35 SENE ÖNCEKİ KONUŞMAMIZ Rasim ağabeyle tam 35 sene önce yaptığım bir röportaj, Doğuş gazetesinde 15 Nisan 1985 tarihinde yayımlanmıştı. Orada bir yazarın gazeteye ‘fıkra’ yazmasının edebiyat çalışmalarını nasıl etkileyeceği şeklindeki soruma şu cevabı vermişti: “Günlük yazılar da bir birikimden sonra ortaya çıkıyor. Ben yazarken günlerce düşünürüm.
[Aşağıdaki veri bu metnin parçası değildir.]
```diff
 __global__ void walk64_pack_weights(const half_t* __restrict__ w, half_t* __restrict__ out, int ncg) {
     const int e = blockIdx.x * blockDim.x + threadIdx.x;
-    if (e >= ncg * 9 * 512) return;
-    const int q_ = e / 512, r = e - q_ * 512, row = r >> 3, cp = r & 7;
-    const int cgi = q_ / 9, tap = q_ - cgi * 9;
-    const int chunk = cp ^ (row & 7);
-    const int4v v = *reinterpret_cast<const int4v*>(w + (size_t)(cgi * 64 + row) * 576 + tap * 64 + chunk * 8);
-    *reinterpret_cast<int4v*>(out + (size_t)q_ * 4096 + row * 64 + cp * 8) = v;
+    if (e >= ncg * 72 * 64) return;
+    const int f = e >> 6, ln = e & 63, fr = ln & 15, fq = ln >> 4;
+    const int cgi = f / 72, fi = f - cgi * 72, ct = fi / 18, tap = (fi - ct * 18) >> 1, kh = fi & 1;
+    const int4v v = *reinterpret_cast<const int4v*>(w + (size_t)(cgi * 64 + ct * 16 + fr) * 576 + tap * 64 + kh * 32 + fq * 8);
+    *reinterpret_cast<int4v*>(out + (size_t)e * 8) = v;
 }
 
 extern "C" int fr_conv_walk64_pack(const void* w, void* out, int Cout, fr_stream_t stream) {
     FR_REQUIRE(w && out && Cout > 0 && Cout % 64 == 0, "fr_conv_walk64_pack: bad argument (Cout %d)", Cout);
     const int ncg = Cout / 64;
-    walk64_pack_weights<<<fr_cdiv((int64_t)ncg * 9 * 512, 256), 256, 0, fr_stream(stream)>>>((const half_t*)w, (half_t*)out, ncg);
+    walk64_pack_weights<<<fr_cdiv((int64_t)ncg * 72 * 64, 256), 256, 0, fr_stream(stream)>>>((const half_t*)w, (half_t*)out, ncg);
     FR_CHECK_LAUNCH("walk64_pack_weights");
     return FR_OK;
 }
@@ -277,7 +261,7 @@
     while (p.nsplit < 8 && (int64_t)B * (Cout / 64) * p.nsplit * 2 <= 256 && nregs % (p.nsplit * 2) == 0 && nregs / (p.nsplit * 2) >= 2) p.nsplit *= 2;
     p.xbytes = (unsigned)((int64_t)B * HW * HW * 64 * 2);
     p.ybytes = (unsigned)((int64_t)B * HW * HW * Cout * 2);
-    p.wbytes = (unsigned)((int64_t)(Cout / 64) * 9 * K64_SLOT);
+    p.wbytes = (unsigned)((int64_t)(Cout / 64) * K64_WCG);
     static FrDevLatch latch;
     if (!fr_raise_lds(reinterpret_cast<const void*>(conv_walk64_kernel), K64_LDS, latch)) {
         fr_set_error("fr_conv_walk64_f16: cannot raise dynamic LDS to %d bytes", K64_LDS);
```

Gerçi yazım yarım saatte yazılıyor ama o yazı için günlerce birikim gerekiyor. İsmini hatırlayamadığım bir ressam bir lokantada yemek yer, kalkacağı sırada yemek parasının olmadığını görür. Masa peçetesine bir resim yaparak bunu lokanta sahibine gönderir. Yemeğin karşılığı olarak. Lokanta sahibi kabullenmez. “Bu bir dakikalık emek mahsulü. Yemeği karşılamaz.” der. “Hayır” der ressam. “Altmış yıl artı bir dakika.” Aziz büyüğümüze sağlıklı, hayırlı, bereketli ve huzurlu ömür diliyorum. Köşe yazılarını ve İz Yayıncılık’tan kültürümüze kazandırılan kıymetli eserlerini okumaya inşallah devam edeceğiz.